Table 2 shows the association of APRI and FIB-4 at the last available visit with all-cause mortality in HCV/HIV-co-infected women receiving HAART, using Cox proportional hazard regression models. Of the 450 HCV/HIV-co-infected women in Table 1, relevant covariates and adequate follow-up in the WIHS study beyond the date of their initial fibrosis marker measurements were available in 422, of whom 186 were known to have died. Analysis of all-cause mortality was performed in these 422 women. Data are expressed as hazard ratios and their associated 95% confidence intervals (95% CI). We first developed a ‘null’ model that included HIV-related covariates known to be related to all-cause mortality, including pre-HAART nadir and current CD4 cell counts, log10 pre-HAART peak and current HIV viral load and clinical AIDS pre-HAART. Among these, current CD4 cell counts less than 200 cells/µl and current HIV viral load were significantly associated with all-cause mortality. Addition of APRI or FIB-4 to the model demonstrated that these liver fibrosis markers were independent and significant predictors of all-cause mortality (Table 2). When modeled as a categorical variable, APRI marker levels more than 1.5 (severe fibrosis) were significantly associated with an increased risk of all-cause mortality (hazard ratio 2.78, 95%CI 1.87–4.12), compared with women with low APRI (<0.5, mild fibrosis) levels. Furthermore, women categorized with FIB-4 marker levels more than 3.25 (severe fibrosis) had significantly increased risk of all-cause mortality, compared with women with low FIB-4 (<1.5) levels (hazard ratio 2.58, 95% CI, 1.68–3.95).
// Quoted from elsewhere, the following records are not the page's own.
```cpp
void Engine::construct(const std::string& model_type, const std::string& model_path, const std::string& language, int device,
                       int max_batch) {
  int n_dev = 0;
  if (hipGetDeviceCount(&n_dev) != hipSuccess || n_dev == 0)
    throw std::runtime_error("no HIP device visible: the MI355X engine has no CPU fallback");
  if (device < 0) {
    const char* e = getenv("AX_WHISPER_DEVICE");
    device = e ? atoi(e) : 0;
  }
  if (device >= n_dev) throw std::runtime_error("HIP device ordinal out of range");
  device_ = device;
  const std::string dir = model_path + "/" + model_type;
  load_config(dir, model_type, language);
  tokens_ = load_token_table(dir + "/" + model_type + "-tokens.txt");
  load_t2s(model_path);
  SafeTensors weights_file(dir + "/" + model_type + ".safetensors");
  (void)weights_file.page_in();
  std::lock_guard<std::recursive_mutex> capture_lock(device_capture_mutex(device_));
  HIP_CHECK(hipSetDevice(device_));
  device_set_ = true;
  HIP_CHECK(hipStreamCreateWithFlags(&own_stream_, hipStreamNonBlocking));
  for (auto& e : ev_) HIP_CHECK(hipEventCreate(&e));
  HIP_CHECK(hipStreamCreateWithFlags(&branch_stream_[0], hipStreamNonBlocking));
  HIP_CHECK(hipStreamCreateWithFlags(&admit_stream_, hipStreamNonBlocking));
  HIP_CHECK(hipStreamCreateWithFlags(&copy_stream_, hipStreamNonBlocking));
  if (const char* e = getenv("AX_WHISPER_PAD_STREAMS")) {
    for (int i = 0; i < atoi(e) && i < 8; ++i) {
      hipStream_t pad = nullptr;
      HIP_CHECK(hipStreamCreateWithFlags(&pad, hipStreamNonBlocking));
      pad_streams_.push_back(pad);
    }
  }
  for (auto& e : ev_ring_) HIP_CHECK(hipEventCreateWithFlags(&e, hipEventDisableTiming));
  for (auto& e : ev_step_) HIP_CHECK(hipEventCreateWithFlags(&e, hipEventDisableTiming));
  HIP_CHECK(hipEventCreateWithFlags(&ev_upload_, hipEventDisableTiming));
  HIP_CHECK(hipEventCreateWithFlags(&ev_fork_, hipEventDisableTiming));
  for (auto& e : ev_join_) HIP_CHECK(hipEventCreateWithFlags(&e, hipEventDisableTiming));

  load_weights(weights_file);

  if (max_batch <= 0) {
    const char* e = getenv("AX_WHISPER_MAX_BATCH");
    max_batch = e ? atoi(e) : 1;
  }
  HIP_CHECK(hipHostMalloc((void**)&h_poll_, 64 * sizeof(int), hipHostMallocDefault));
  {
    hipDeviceProp_t prop;
    HIP_CHECK(hipGetDeviceProperties(&prop, device_));
    n_cu_ = prop.multiProcessorCount;
    const char* mode = getenv("AX_WHISPER_DECODE");
    const bool want = !(mode && std::string(mode) == "graph");
    persistent_ok_ = want && decode_persistent_supported(cfg_.n_text_state, cfg_.n_text_head, cfg_.n_text_layer, prop.multiProcessorCount);
    if (persistent_ok_) {
      persist_grid_ = decode_persistent_grid(cfg_.n_text_state, prop.multiProcessorCount);
      gran_bytes_ = decode_persistent_gran_bytes(cfg_.n_text_state, persist_grid_);
      d_gran_ = (u64*)dalloc(3 * gran_bytes_, true);
      allocs_.push_back(d_gran_);
      const char* e2 = getenv("AX_WHISPER_PERSIST2");
      persist_max_clips_ = decode_persistent_max_clips(cfg_.n_text_state, cfg_.n_text_head, cfg_.n_text_layer, persist_grid_);
      if (e2 && e2[0] >= '0' && e2[0] <= '9') persist_max_clips_ = std::max(1, std::min(persist_max_clips_, atoi(e2)));
      {
        const char* eq = getenv("AX_WHISPER_QFOLD");
        if (cfg_.n_text_state <= 768 && !(eq && eq[0] == '0')) {
          d_qfold_ = (float*)dalloc(qfold_floats(cfg_.n_text_state, cfg_.n_text_layer) * sizeof(float));
          allocs_.push_back(d_qfold_);
          launch_qfold_build(dec_w_arena_, dec_f_arena_, d_qfold_, cfg_.n_text_state, cfg_.n_text_layer, own_stream_);
          HIP_CHECK(hipStreamSynchronize(own_stream_));
        }
      }
      if (persist_max_clips_ >= 2) {
        self1_bytes_ = (size_t)cfg_.n_text_layer * cfg_.n_text_head * 8 * 4096 * 2;
        d_self_k1_ = (h16*)dalloc((persist_max_clips_ - 1) * self1_bytes_, true);
        d_self_v1_ = (h16*)dalloc((persist_max_clips_ - 1) * self1_bytes_, true);
        allocs_.push_back(d_self_k1_);
        allocs_.push_back(d_self_v1_);
      }
    }
  }
  cfg_.ints["persistent_two_clips"] = persist_max_clips_ >= 2 ? 1 : 0;
  cfg_.ints["persistent_max_clips"] = persist_max_clips_;
  cfg_.ints["persistent_decode"] = persistent_ok_ ? 1 : 0;
  cfg_.ints["persistent_qfold"] = d_qfold_ ? 1 : 0;
  cfg_.ints["persistent_giveups"] = 0;
  {
    const char* e = getenv("AX_WHISPER_BATCHED_LN");
    const int d = cfg_.n_text_state;
    batched_ln_ = !(e && e[0] == '0') && d % 128 == 0 && (d <= 1024 || (e && e[0] == '2' && d <= 1280));
    cfg_.ints["batched_ln"] = batched_ln_ ? 1 : 0;
    build_cblock_fold();
  }
  {
    enc_split_k_ = true;
    if (const char* t = getenv("AX_WHISPER_GEMV_MAX")) gemv_max_ = std::max(1, std::min(4, atoi(t)));
    if (const char* t = getenv("AX_WHISPER_CROSS_SPLIT")) cross_split_env_ = atoi(t);
    if (const char* t = getenv("AX_WHISPER_ENC_RESCALE_THR")) enc_rescale_thr_ = std::max(0.f, std::min(16.f, (float)atof(t)));
  }
  cfg_.ints["t2s"] = t2s_ ? 1 : 0;
  cfg_.ints["fp16"] = AXW_F16;
  ensure_capacity(std::max(1, max_batch));
  HIP_CHECK(hipStreamSynchronize(own_stream_));
}

Engine::~Engine() { destroy(); }

void Engine::destroy() {
  if (!device_set_) return;
  std::lock_guard<std::recursive_mutex> capture_lock(device_capture_mutex(device_));
  (void)hipSetDevice(device_);
  (void)hipDeviceSynchronize();
  free_slot_buffers();
  for (void* p : allocs_) (void)hipFree(p);
  allocs_.clear();
  if (load_stage_) { (void)hipFree(load_stage_); load_stage_ = nullptr; }
  if (d_over_) { (void)hipFree(d_over_); d_over_ = nullptr; over_cap_ = 0; }
  free_long_arena();
  if (h_poll_) { (void)hipHostFree(h_poll_); h_poll_ = nullptr; }
  for (auto& e : ev_) if (e) { (void)hipEventDestroy(e); e = nullptr; }
  for (auto& e : ev_join_) if (e) { (void)hipEventDestroy(e); e = nullptr; }
  if (ev_fork_) { (void)hipEventDestroy(ev_fork_); ev_fork_ = nullptr; }
  for (auto& b : branch_stream_) if (b) { (void)hipStreamDestroy(b); b = nullptr; }
  if (admit_stream_) { (void)hipStreamDestroy(admit_stream_); admit_stream_ = nullptr; }
  if (copy_stream_) { (void)hipStreamDestroy(copy_stream_); copy_stream_ = nullptr; }
  for (auto& ps : pad_streams_) (void)hipStreamDestroy(ps);
  pad_streams_.clear();
  for (auto& e : ev_ring_) if (e) { (void)hipEventDestroy(e); e = nullptr; }
  for (auto& e : ev_step_) if (e) { (void)hipEventDestroy(e); e = nullptr; }
  if (ev_upload_) { (void)hipEventDestroy(ev_upload_); ev_upload_ = nullptr; }
  if (h_admit_ring_) { (void)hipHostFree(h_admit_ring_); h_admit_ring_ = nullptr; }
  for (auto& e : ev_admit_) if (e) (void)hipEventDestroy(e);
  ev_admit_.clear();
  if (h_done_live_) { (void)hipHostFree(h_done_live_); h_done_live_ = nullptr; }
  if (own_stream_) { (void)hipStreamDestroy(own_stream_); own_stream_ = nullptr; }
}

void* Engine::dalloc(size_t bytes, bool zero) {
  void* p = nullptr;
  HIP_CHECK(hipMalloc(&p, std::max<size_t>(bytes, 256)));
  if (zero) {
    hipError_t e = hipMemset(p, 0, std::max<size_t>(bytes, 256));
    if (e == hipSuccess) e = hipDeviceSynchronize();
    if (e != hipSuccess) {
      (void)hipFree(p);
      throw std::runtime_error(std::string("HIP error: ") + hipGetErrorString(e) + " zero-filling a device buffer");
    }
  }
  return p;
}

void Engine::load_config(const std::string& dir, const std::string& type, const std::string& language) {
  JsonValue j = JsonParser(read_text_file(dir + "/" + type + "_config.json")).parse();
  for (auto& kv : j.obj)
    if (kv.second.kind == JsonValue::Number) cfg_.ints[kv.first] = kv.second.as_int();
  auto geti = [&](const char* k) { return (int)j.at(k).as_int(); };
  {
    std::string fm = j.has("feature_mode") && j.at("feature_mode").kind == JsonValue::String ? j.at("feature_mode").as_str() : "axera_cpp";
    if (const char* e = getenv("AX_WHISPER_FEATURE_MODE")) fm = e;
    if (fm != "axera_cpp" && fm != "openai") throw std::runtime_error("feature_mode must be axera_cpp or openai, not '" + fm + "'");
    feature_openai_ = fm == "openai";
    cfg_.ints["feature_mode_openai"] = feature_openai_ ? 1 : 0;
  }
  cfg_.n_mels = geti("n_mels");
  cfg_.n_vocab = geti("n_vocab");
  cfg_.n_text_state = geti("n_text_state");
  cfg_.n_text_ctx = geti("n_text_ctx");
  cfg_.n_text_layer = geti("n_text_layer");
// ... 763 lines not shown
```

### whisper.axera_amd/csrc/engine.hpp

```cpp
#pragma once

#include <map>
#include <mutex>
#include <string>
#include <vector>

#include "common.hpp"
#include "iengine.hpp"
#include "t2s.hpp"

namespace axw {
class SafeTensors;
inline namespace AXW_NS {

class Engine final : public IEngine {
 public:
  Engine(const std::string& model_type, const std::string& model_path, const std::string& language, int device, int max_batch);
  ~Engine() override;
  Engine(const Engine&) = delete;

  void run_tokens(const float* const* pcm, const float* d_pcm, int d_stride, const int* n_samples, int batch, int max_new,
                  int32_t* ids, int* n_ids, const int* max_new_clip = nullptr) override;
  std::string detokenize(const int32_t* ids, int n) const override;
  std::string transcript(const int32_t* ids, int n) const override;
// ... 99 lines not shown
  hipEvent_t ev_fork_ = nullptr, ev_join_[kMaxBranches - 1] = {nullptr, nullptr, nullptr};
  std::vector<void*> allocs_;
  std::vector<void*> slot_allocs_;

  h16 *conv1_w_ = nullptr, *conv2_w_ = nullptr, *w_cross_kv_ = nullptr, *tok_emb_ = nullptr;
  float *conv1_b_ = nullptr, *conv2_b_ = nullptr, *enc_pos_ = nullptr, *ln_post_w_ = nullptr, *ln_post_b_ = nullptr;
  float *b_cross_kv_ = nullptr, *dec_pos_ = nullptr, *dec_ln_w_ = nullptr, *dec_ln_b_ = nullptr;
  int conv1_k_ = 0;
  std::vector<EncLayer> enc_;
  std::vector<DecLayerW> dec_;
  h16* dec_w_arena_ = nullptr; float* dec_f_arena_ = nullptr;
  struct DecLayerWP { const h16 *w_qkv, *w_o, *w_cq, *w_co, *w_fc1, *w_fc2; h16 *m_hi, *m_lo; };
  struct CblockFold { float *b_qkv4, *b_o2; const float *s, *c; };
  std::vector<CblockFold> cfold_;
  bool cfold_all_ = false;
  float *d_a0_ = nullptr, *d_statp_ = nullptr;
  void build_cblock_fold();
  std::vector<DecLayerWP> dec_packed_;
  const h16* tok_emb_packed_ = nullptr;
  int nbs_ = 1;
  float *twiddle_ = nullptr, *window_ = nullptr, *mel_basis_t_ = nullptr;
  int* d_sot_ = nullptr;

  int cap_ = 0;
  int t_pad_ = 1536, mel_rows_ = 3004, h1_rows_ = 3002;
  float* d_pcm_ = nullptr; long pcm_stride_ = 0; float* h_pcm_ = nullptr;
  float* d_over_ = nullptr; size_t over_cap_ = 0; long long* d_over_off_ = nullptr; bool over_used_ = false;
  int* d_nsamp_ = nullptr; unsigned* d_gmax_ = nullptr; float* d_logmel_ = nullptr; float* d_mel_ref_ = nullptr;
  h16 *d_mel_tm_ = nullptr, *d_h1_ = nullptr, *d_ln_ = nullptr, *d_q_ = nullptr, *d_k_ = nullptr, *d_vt_ = nullptr,
       *d_attn_ = nullptr, *d_ffn_ = nullptr;
  float* d_x_ = nullptr;
  static constexpr int kCrossSplitMax = 6;
  static constexpr int kEncPartClips = 2;
  float* d_enc_part_ = nullptr;
  bool enc_split_k_ = true;
  float enc_rescale_thr_ = 8.f;
  int gemv_max_ = 2;
  int cross_split_env_ = 0;
  h16 *d_cross_k_ = nullptr, *d_cross_v_ = nullptr, *d_self_k_ = nullptr, *d_self_v_ = nullptr;
  float *d_xdec_ = nullptr, *d_qdec_ = nullptr, *d_hid_ = nullptr, *d_part_self_ = nullptr, *d_part_cross_ = nullptr;
  h16 *d_act_[2] = {nullptr, nullptr}, *d_att_[2] = {nullptr, nullptr}, *d_hidp_[2] = {nullptr, nullptr};
  float* d_part_ = nullptr;
  float* d_amax_val_ = nullptr; int* d_amax_idx_ = nullptr; int n_amax_part_ = 0;
  float* d_attn_mpart_ = nullptr;
  unsigned* d_attn_mcnt_ = nullptr;
  int *d_tok_ = nullptr, *d_done_ = nullptr, *d_done_none_ = nullptr, *d_nout_ = nullptr, *d_out_ids_ = nullptr, *d_max_new_clip_ = nullptr;
  int* d_off_ = nullptr;
  int n_cu_ = 0;
  enum SlotState : int { kIdle = 0, kEncoding = 1, kActive = 2, kFinished = 3 };
  int stream_slots_ = 0;
  int stream_user_slots_ = 0;
  std::vector<int> slot_state_, slot_max_new_;
  std::vector<hipEvent_t> ev_admit_;
  hipStream_t admit_stream_ = nullptr;
  int* h_done_live_ = nullptr; int* d_done_live_ = nullptr;
  hipEvent_t ev_step_[3] = {nullptr, nullptr, nullptr};
  long step_seq_ = 0;
  hipStream_t copy_stream_ = nullptr;
  int* d_slot_map_ = nullptr;
  static constexpr int kAdmitRing = 4;
  int* h_admit_ring_ = nullptr;
  hipEvent_t ev_ring_[kAdmitRing] = {nullptr, nullptr, nullptr, nullptr};
  hipEvent_t ev_upload_ = nullptr;
  long admit_seq_ = 0;
  void require_no_stream(const char* what) const;
  DecState* d_state_ = nullptr;
  int* h_poll_ = nullptr;
  int split_self_ = 2, split_cross_ = 6;
  int step_mask_ = 15;
  struct StampMeta { int layer, cross, b0, nb; };
  static constexpr size_t kStampWgs = 4096, kStampLaunches = 256;
  unsigned long long* d_stamp_ = nullptr;
  std::vector<StampMeta> stamp_meta_;
  unsigned long long* next_stamp(int layer, int cross, int b0, int nb);
  bool batched_ln_ = false;
  bool persistent_ok_ = false;
  int persist_max_clips_ = 1;
  h16 *d_self_k1_ = nullptr, *d_self_v1_ = nullptr; size_t self1_bytes_ = 0;
  int persist_skip_ = 0, persist_backoff_ = 0, persist_giveups_ = 0;
  bool persistent_usable();
  void persistent_gave_up();
  void persistent_succeeded();
  int persist_grid_ = 0;
  u64* d_gran_ = nullptr; size_t gran_bytes_ = 0;
  float* d_qfold_ = nullptr;
  std::map<long, hipGraphExec_t> graphs_;
  hipEvent_t ev_[5] = {nullptr, nullptr, nullptr, nullptr, nullptr};
};

}
}
```

### whisper.axera_amd/csrc/engine_decode.cpp

```cpp
#include "engine_impl.hpp"

namespace axw {
inline namespace AXW_NS {

void Engine::reset_decode_state(int batch, const int* max_new_clip) {
  hipStream_t s = stream();
  {
    std::vector<int> mn(batch, cfg_.n_text_ctx);
    if (max_new_clip)
      for (int b = 0; b < batch; ++b) mn[b] = max_new_clip[b] > 0 ? max_new_clip[b] : cfg_.n_text_ctx;
    HIP_CHECK(hipMemcpyAsync(d_max_new_clip_, mn.data(), (size_t)batch * 4, hipMemcpyHostToDevice, s));
    HIP_CHECK(hipStreamSynchronize(s));
  }
  HIP_CHECK(hipMemsetAsync(d_state_, 0, sizeof(DecState), s));
  HIP_CHECK(hipMemsetAsync(d_done_, 0, (size_t)batch * 4, s));
  HIP_CHECK(hipMemsetAsync(d_off_, 0, (size_t)batch * 4, s));
  HIP_CHECK(hipMemsetAsync(d_nout_, 0, (size_t)batch * 4, s));
  std::vector<int> t0(batch, sot_seq_[0]);
  HIP_CHECK(hipMemcpyAsync(d_tok_, t0.data(), (size_t)batch * 4, hipMemcpyHostToDevice, s));
  launch_embed(tok_emb_, dec_pos_, d_tok_, d_off_, d_xdec_, batch, cfg_.n_text_state, s);
  HIP_CHECK(hipStreamSynchronize(s));
}

void Engine::enqueue_decode_step(int batch, int max_new, const int* d_forced, int n_forced, float* d_logits,
// ... 452 lines not shown
  const int n_prefix = ts_mode_ ? 3 : 4;
  if (max_new <= 0 || max_new > Tc - n_prefix) max_new = Tc - n_prefix;
  const bool usable = !ts_mode_ && batch <= std::max(2, persist_max_clips_) && persistent_usable();
  if (usable && batch >= 2 && batch <= persist_max_clips_) {
    int mn[3] = {max_new, -1, -1};
    for (int b = 0; b < batch; ++b) mn[b] = (max_new_clip && max_new_clip[b] > 0) ? std::min(max_new, max_new_clip[b]) : max_new;
    const int st = run_persistent(mn[0], nullptr, 0, nullptr, nullptr, 0, mn[1], mn[2]);
    if (st >= 0) { persistent_succeeded(); return st; }
    persistent_gave_up();
  } else if (usable && batch <= 2) {
    int steps = 0, b = 0;
    for (; b < batch; ++b) {
      int mn = max_new;
      if (max_new_clip && max_new_clip[b] > 0) mn = std::min(mn, max_new_clip[b]);
      const int st = run_persistent(mn, nullptr, 0, nullptr, nullptr, b);
      if (st < 0) break;
      steps = std::max(steps, st);
    }
    if (b == batch) { persistent_succeeded(); return steps; }
    persistent_gave_up();
  }
  hipGraphExec_t g = step_graph(batch, max_new);
  reset_decode_state(batch, max_new_clip);
  hipStream_t s = stream();
  const int total = std::min(Tc, 4 + max_new);
  const int kPoll = 8;
  hipEvent_t pe[2] = {ev_[3], ev_[4]};
  int steps = 0, polls = 0;
  for (int st = 0; st < total; ++st) {
    HIP_CHECK(hipGraphLaunch(g, s));
    ++steps;
    if ((st + 1) % kPoll == 0 && st >= 4) {
      if (polls >= 1) {
        HIP_CHECK(hipEventSynchronize(pe[(polls - 1) & 1]));
        if (h_poll_[(polls - 1) & 1] >= batch) break;
      }
      HIP_CHECK(hipMemcpyAsync(&h_poll_[polls & 1], &d_state_->n_done, 4, hipMemcpyDeviceToHost, s));
      HIP_CHECK(hipEventRecord(pe[polls & 1], s));
      ++polls;
    }
  }
  return steps;
}
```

For the categorical expressions of APRI and FIB-4, only the highest of the three fibrosis levels (severe fibrosis) was significantly associated with increased all-cause mortality (Table 2).

Table 2.

Relative hazard ratios for all-cause mortality with 95% confidence interval conditional on survival to age 35 years among HIV/hepatitis C virus-co-infected Women’s Interagency HIV Study participants receiving HAART (n = 422 with 186 deaths).

Null model Adding APRI to
the model
Adding FIB-4 to
the model
(a) Categorical variablea
   Pre-HAART nadir CD4 cell counts (cells/µl)
     <100 0.80 (0.46–1.40) 0.90 (0.52–1.57) 0.88 (0.50–1.54)
     100–200 1.11 (0.67–1.85) 1.13 (0.68–1.88) 1.11 (0.67–1.85)
     200–350 0.89 (0.55–1.45) 0.93 (0.57–1.53) 0.94 (0.57,1.53)
     >350 1.00 (ref) 1.00 (ref) 1.00 (ref)
   Pre-HAART peak HIV viral load, per log10 increase) 1.15 (0.92–1.44) 1.19 (0.94–1.49) 1.14 (0.91,1.43)
   Clinical AIDS prior to HAART 1.22 (0.89–1.69) 1.19 (0.86–1.64) 1.24 (0.90,1.71)
   ART use prior to HAART 1.14 (0.79–1.66) 1.10 (0.76–1.60) 1.09 (0.75–1.58)
   Current CD4 cell count (cells/µl)
     <100 5.35 (3.30–8.66) 4.25 (2.60–6.96) 4.02 (2.44–6.63)
     100–200 1.79 (1.09–2.93) 1.46 (0.89–2.40) 1.39 (0.84–2.30)
     200–350 1.44 (0.92–2.26) 1.38 (0.88–2.16) 1.29 (0.82–2.03)
     >350 1.00 (reference) 1.00 (reference) 1.00 (reference)
   Current HIV viral load, per log10 increase 1.22 (1.06–1.39) 1.22 (1.07–1.39) 1.20 (1.05–1.37)
   Average alcohol use over previous 3 years (drinks/week)
     ≥14 0.96 (0.49–1.85) 0.76 (0.39–1.50) 0.84 (0.43–1.64)
     3–13 0.83 (0.54–1.27) 0.85 (0.56–1.30) 0.85 (0.56–1.29)
     1–2 0.70 (0.49–0.99) 0.68 (0.48–0.97) 0.71 (0.50–1.00)
     0 1.00 (reference) 1.00 (reference) 1.00 (reference)
   Diabetes mellitus 0.97 (0.62–1.53) 0.86 (0.55–1.36) 0.90 (0.57–1.43)
   Current IVDU 1.37 (0.84–2.24) 1.34 (0.81–2.20) 1.28 (0.78–2.10)
   Current (last available) APRI
     Mild, <0.5 1.00 (reference)
     Moderate, 0.5–1.5 1.01 (0.69–1.47)
     Severe, >1.5 2.78 (1.87–4.12)
   Current (last available) FIB-4
     Mild, <1.5 1.00 (reference)
     Moderate, 1.5–3.25 1.09 (0.71–1.67)
     Severe, >3.25 2.58 (1.68–3.95)
−2 LLa 1576.86 1542.17 1546.57
(b) Continuous variable      HR

   Current (last available) APRI, per 0.25 increase from the index visit median of 0.59      1.19 (1.12–1.26)
   Current (last available) FIB-4, per 0.5 increase from the index visit median of 1.66      1.22 (1.16–1.29)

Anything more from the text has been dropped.